[Task inputs — start]

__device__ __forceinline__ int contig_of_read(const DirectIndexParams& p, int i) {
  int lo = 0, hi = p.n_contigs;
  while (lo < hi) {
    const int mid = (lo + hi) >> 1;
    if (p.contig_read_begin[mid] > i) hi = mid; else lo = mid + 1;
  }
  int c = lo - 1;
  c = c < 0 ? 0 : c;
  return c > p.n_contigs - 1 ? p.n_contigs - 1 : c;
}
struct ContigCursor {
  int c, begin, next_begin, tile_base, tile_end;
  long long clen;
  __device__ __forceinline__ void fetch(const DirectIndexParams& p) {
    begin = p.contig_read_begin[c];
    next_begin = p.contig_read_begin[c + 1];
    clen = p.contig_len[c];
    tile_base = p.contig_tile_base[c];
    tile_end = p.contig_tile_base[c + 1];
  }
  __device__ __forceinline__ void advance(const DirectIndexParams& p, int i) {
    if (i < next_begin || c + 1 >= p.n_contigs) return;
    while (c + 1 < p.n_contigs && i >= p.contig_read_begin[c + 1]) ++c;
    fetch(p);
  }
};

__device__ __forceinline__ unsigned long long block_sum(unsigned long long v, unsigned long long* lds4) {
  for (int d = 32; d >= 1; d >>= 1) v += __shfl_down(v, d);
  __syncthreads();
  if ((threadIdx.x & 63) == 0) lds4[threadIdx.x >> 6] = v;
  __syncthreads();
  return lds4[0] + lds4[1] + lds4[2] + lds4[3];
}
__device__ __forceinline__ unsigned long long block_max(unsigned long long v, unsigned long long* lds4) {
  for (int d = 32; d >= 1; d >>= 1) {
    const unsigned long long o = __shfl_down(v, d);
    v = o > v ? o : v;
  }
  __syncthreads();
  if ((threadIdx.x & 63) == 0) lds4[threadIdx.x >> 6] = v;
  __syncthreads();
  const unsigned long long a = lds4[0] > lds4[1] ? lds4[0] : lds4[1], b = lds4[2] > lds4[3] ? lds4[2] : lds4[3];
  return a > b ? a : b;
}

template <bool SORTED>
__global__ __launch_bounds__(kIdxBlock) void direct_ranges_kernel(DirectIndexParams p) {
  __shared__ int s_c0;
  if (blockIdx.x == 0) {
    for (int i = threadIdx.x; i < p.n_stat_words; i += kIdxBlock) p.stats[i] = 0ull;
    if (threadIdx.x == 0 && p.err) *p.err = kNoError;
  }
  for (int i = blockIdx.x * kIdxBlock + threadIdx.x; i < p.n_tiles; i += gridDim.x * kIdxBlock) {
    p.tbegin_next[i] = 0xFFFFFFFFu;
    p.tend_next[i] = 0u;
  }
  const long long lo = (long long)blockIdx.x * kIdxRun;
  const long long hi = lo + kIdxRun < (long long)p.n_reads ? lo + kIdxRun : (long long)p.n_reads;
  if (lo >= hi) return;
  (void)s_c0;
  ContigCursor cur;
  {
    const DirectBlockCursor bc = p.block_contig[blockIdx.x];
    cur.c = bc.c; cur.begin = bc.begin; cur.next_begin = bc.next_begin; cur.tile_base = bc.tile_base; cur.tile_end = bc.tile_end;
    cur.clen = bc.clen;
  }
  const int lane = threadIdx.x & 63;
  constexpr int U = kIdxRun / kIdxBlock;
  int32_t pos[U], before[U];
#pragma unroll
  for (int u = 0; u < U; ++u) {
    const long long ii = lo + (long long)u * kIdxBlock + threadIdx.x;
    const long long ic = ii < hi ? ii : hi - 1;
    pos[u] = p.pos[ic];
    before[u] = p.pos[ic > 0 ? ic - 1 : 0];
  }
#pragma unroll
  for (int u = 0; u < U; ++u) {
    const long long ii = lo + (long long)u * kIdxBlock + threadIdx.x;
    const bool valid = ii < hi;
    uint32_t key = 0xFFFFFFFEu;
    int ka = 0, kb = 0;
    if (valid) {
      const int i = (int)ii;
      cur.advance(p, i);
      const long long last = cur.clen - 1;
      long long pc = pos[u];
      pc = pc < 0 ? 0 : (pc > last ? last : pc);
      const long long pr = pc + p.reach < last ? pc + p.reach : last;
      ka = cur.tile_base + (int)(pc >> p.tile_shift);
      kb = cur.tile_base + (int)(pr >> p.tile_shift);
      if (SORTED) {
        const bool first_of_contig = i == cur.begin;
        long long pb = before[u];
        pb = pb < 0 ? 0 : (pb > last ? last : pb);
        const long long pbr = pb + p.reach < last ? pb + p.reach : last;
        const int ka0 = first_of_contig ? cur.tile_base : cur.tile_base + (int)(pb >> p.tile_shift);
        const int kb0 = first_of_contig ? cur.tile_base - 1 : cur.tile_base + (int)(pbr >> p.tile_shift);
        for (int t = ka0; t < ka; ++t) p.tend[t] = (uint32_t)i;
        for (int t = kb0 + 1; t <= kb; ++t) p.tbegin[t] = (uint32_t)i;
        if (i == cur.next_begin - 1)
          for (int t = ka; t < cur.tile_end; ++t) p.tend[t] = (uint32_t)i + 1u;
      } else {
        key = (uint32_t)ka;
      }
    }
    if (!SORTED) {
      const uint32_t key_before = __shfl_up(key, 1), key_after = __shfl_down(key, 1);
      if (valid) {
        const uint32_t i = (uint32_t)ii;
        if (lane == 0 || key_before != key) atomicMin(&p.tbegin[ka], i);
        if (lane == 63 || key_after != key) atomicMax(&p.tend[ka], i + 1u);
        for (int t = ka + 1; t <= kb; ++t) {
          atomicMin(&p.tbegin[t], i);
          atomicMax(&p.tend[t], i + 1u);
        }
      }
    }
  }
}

[Task inputs — finish]
[Task inputs — start]

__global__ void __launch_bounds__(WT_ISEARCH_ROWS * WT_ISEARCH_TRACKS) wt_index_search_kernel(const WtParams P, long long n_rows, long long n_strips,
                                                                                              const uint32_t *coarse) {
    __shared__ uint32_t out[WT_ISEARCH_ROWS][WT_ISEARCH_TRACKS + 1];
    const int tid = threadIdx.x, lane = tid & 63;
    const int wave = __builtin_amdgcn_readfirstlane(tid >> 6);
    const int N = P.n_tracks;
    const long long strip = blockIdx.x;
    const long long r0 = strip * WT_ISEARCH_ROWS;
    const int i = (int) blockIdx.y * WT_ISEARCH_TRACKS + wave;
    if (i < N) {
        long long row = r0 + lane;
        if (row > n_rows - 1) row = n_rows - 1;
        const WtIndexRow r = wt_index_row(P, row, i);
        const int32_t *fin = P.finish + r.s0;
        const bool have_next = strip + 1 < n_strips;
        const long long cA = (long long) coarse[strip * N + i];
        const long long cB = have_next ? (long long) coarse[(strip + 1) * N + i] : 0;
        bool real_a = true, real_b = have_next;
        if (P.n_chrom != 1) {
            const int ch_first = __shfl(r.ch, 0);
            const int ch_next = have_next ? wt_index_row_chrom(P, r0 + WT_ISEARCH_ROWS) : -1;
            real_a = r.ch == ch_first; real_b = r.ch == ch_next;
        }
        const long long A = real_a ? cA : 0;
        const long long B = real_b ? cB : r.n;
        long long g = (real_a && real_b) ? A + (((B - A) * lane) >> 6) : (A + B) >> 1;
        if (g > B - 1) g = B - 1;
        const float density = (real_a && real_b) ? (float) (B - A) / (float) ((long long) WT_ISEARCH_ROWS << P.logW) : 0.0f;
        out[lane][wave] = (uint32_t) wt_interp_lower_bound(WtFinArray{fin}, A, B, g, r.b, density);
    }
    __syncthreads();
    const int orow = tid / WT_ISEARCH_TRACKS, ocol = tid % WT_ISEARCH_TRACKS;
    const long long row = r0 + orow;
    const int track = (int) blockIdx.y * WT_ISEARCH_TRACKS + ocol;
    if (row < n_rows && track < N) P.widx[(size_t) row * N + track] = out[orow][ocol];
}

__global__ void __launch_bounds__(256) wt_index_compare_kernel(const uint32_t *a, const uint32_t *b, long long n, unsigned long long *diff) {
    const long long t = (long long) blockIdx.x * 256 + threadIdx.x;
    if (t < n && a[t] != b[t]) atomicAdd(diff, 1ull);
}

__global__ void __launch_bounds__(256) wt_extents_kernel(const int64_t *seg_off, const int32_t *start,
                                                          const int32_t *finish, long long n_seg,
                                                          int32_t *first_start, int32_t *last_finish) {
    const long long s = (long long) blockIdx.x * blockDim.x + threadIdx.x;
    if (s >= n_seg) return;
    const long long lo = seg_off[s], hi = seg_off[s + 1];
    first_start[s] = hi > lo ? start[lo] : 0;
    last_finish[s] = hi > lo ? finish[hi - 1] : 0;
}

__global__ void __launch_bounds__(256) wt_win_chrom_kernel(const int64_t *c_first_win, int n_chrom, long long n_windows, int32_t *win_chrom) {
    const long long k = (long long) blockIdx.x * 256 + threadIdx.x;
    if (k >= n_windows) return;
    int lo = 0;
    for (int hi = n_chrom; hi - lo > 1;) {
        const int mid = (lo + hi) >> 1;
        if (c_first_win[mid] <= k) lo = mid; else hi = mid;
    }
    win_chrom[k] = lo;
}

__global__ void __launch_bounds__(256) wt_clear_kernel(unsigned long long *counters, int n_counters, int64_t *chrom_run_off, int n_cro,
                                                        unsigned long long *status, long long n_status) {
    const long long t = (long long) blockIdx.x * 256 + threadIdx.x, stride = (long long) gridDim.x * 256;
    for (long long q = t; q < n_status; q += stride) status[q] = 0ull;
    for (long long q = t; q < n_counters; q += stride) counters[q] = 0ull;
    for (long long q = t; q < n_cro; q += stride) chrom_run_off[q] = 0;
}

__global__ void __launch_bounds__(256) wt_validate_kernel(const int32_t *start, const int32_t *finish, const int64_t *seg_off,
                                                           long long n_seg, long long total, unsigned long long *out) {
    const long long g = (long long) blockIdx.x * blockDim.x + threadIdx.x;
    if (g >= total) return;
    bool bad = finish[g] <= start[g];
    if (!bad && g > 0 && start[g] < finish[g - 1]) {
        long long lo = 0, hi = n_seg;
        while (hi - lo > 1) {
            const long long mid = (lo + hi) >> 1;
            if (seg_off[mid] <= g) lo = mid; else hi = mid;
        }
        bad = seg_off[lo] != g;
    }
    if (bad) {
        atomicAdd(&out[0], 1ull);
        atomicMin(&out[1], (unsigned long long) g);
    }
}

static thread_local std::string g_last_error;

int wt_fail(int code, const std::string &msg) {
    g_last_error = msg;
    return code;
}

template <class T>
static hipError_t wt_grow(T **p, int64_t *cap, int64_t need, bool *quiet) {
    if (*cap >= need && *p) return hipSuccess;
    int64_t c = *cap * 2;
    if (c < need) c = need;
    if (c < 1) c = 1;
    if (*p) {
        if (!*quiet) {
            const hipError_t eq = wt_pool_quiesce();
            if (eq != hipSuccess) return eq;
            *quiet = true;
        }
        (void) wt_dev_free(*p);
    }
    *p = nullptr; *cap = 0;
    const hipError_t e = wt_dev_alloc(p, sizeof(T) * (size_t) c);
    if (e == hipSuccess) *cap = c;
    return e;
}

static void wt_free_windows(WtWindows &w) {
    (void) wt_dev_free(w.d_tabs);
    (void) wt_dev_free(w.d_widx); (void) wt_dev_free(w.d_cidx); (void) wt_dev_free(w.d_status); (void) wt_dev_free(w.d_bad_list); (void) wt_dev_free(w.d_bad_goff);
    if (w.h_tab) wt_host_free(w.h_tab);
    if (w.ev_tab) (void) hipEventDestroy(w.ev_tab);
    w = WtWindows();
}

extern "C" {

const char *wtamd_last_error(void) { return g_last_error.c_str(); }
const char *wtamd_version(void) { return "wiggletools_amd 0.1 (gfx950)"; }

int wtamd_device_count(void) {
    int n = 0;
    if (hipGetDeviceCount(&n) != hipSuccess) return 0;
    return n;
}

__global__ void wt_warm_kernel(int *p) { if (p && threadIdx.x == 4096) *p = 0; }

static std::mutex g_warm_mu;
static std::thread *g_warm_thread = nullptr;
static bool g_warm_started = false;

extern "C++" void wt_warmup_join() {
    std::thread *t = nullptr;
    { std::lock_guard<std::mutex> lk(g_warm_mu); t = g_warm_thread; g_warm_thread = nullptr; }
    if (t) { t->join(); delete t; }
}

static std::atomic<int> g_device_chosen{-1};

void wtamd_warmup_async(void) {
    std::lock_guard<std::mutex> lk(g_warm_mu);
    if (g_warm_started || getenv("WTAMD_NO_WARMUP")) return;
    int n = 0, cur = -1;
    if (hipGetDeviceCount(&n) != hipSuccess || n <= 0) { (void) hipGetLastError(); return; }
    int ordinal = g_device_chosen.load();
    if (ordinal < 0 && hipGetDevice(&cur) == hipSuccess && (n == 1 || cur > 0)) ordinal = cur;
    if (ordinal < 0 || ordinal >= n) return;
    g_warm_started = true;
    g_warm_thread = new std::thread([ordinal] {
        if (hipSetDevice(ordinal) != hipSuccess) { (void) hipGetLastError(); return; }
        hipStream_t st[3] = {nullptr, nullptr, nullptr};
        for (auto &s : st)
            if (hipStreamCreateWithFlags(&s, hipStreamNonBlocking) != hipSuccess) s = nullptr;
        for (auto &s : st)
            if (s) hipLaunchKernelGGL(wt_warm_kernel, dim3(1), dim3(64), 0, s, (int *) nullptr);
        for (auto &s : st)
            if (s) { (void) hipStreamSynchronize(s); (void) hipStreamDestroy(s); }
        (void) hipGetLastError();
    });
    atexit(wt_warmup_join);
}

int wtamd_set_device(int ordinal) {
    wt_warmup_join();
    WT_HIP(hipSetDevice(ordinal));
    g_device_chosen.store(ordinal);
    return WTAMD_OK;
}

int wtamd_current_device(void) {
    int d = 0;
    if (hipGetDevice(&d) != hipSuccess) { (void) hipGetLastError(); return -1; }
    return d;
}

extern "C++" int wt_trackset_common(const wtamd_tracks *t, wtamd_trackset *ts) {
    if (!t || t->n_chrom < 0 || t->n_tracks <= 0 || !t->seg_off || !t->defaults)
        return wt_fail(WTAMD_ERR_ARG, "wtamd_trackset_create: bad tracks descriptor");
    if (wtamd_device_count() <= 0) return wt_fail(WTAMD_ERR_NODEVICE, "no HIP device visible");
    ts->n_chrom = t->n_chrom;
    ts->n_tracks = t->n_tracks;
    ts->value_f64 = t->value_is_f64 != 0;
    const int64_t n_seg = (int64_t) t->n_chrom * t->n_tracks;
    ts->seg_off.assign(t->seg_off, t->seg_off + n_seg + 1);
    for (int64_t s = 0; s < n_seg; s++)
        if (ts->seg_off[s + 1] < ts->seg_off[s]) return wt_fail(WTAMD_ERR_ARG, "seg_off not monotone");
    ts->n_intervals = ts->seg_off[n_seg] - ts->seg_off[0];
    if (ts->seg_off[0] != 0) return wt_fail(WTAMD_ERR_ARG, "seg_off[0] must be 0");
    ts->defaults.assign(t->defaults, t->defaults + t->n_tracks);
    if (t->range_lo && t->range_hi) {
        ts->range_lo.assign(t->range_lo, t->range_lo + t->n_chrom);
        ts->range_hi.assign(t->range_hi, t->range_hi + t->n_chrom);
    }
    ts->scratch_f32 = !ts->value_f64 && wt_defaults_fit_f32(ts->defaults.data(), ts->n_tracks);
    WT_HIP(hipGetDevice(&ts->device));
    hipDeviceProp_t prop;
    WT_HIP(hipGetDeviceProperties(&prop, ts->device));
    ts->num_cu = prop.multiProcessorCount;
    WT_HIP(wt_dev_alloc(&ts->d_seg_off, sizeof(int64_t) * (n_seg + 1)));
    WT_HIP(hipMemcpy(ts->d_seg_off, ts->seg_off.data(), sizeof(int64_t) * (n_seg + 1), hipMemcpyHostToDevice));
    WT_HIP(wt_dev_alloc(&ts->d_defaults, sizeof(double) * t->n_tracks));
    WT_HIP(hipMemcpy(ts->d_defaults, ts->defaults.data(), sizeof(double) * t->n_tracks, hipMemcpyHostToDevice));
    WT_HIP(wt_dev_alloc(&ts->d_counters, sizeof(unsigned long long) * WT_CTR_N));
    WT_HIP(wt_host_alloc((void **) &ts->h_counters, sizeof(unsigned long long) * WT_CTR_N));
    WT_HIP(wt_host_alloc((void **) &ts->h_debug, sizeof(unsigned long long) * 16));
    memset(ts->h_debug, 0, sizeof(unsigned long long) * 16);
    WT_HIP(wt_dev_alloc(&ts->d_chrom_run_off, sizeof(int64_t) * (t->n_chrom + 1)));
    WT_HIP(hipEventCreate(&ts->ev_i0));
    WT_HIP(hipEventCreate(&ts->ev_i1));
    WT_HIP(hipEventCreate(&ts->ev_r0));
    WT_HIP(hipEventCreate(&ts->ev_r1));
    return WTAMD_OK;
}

[Task inputs — finish]

> [Task to complete]: An exact copy of the lines above, from the one containing "static thread_local std::string g_last_error;" through the one containing "const hipError_t eq", is the whole of the answer.

> [Worked solution]:
static thread_local std::string g_last_error;

int wt_fail(int code, const std::string &msg) {
    g_last_error = msg;
    return code;
}

template <class T>
static hipError_t wt_grow(T **p, int64_t *cap, int64_t need, bool *quiet) {
    if (*cap >= need && *p) return hipSuccess;
    int64_t c = *cap * 2;
    if (c < need) c = need;
    if (c < 1) c = 1;
    if (*p) {
        if (!*quiet) {
            const hipError_t eq = wt_pool_quiesce();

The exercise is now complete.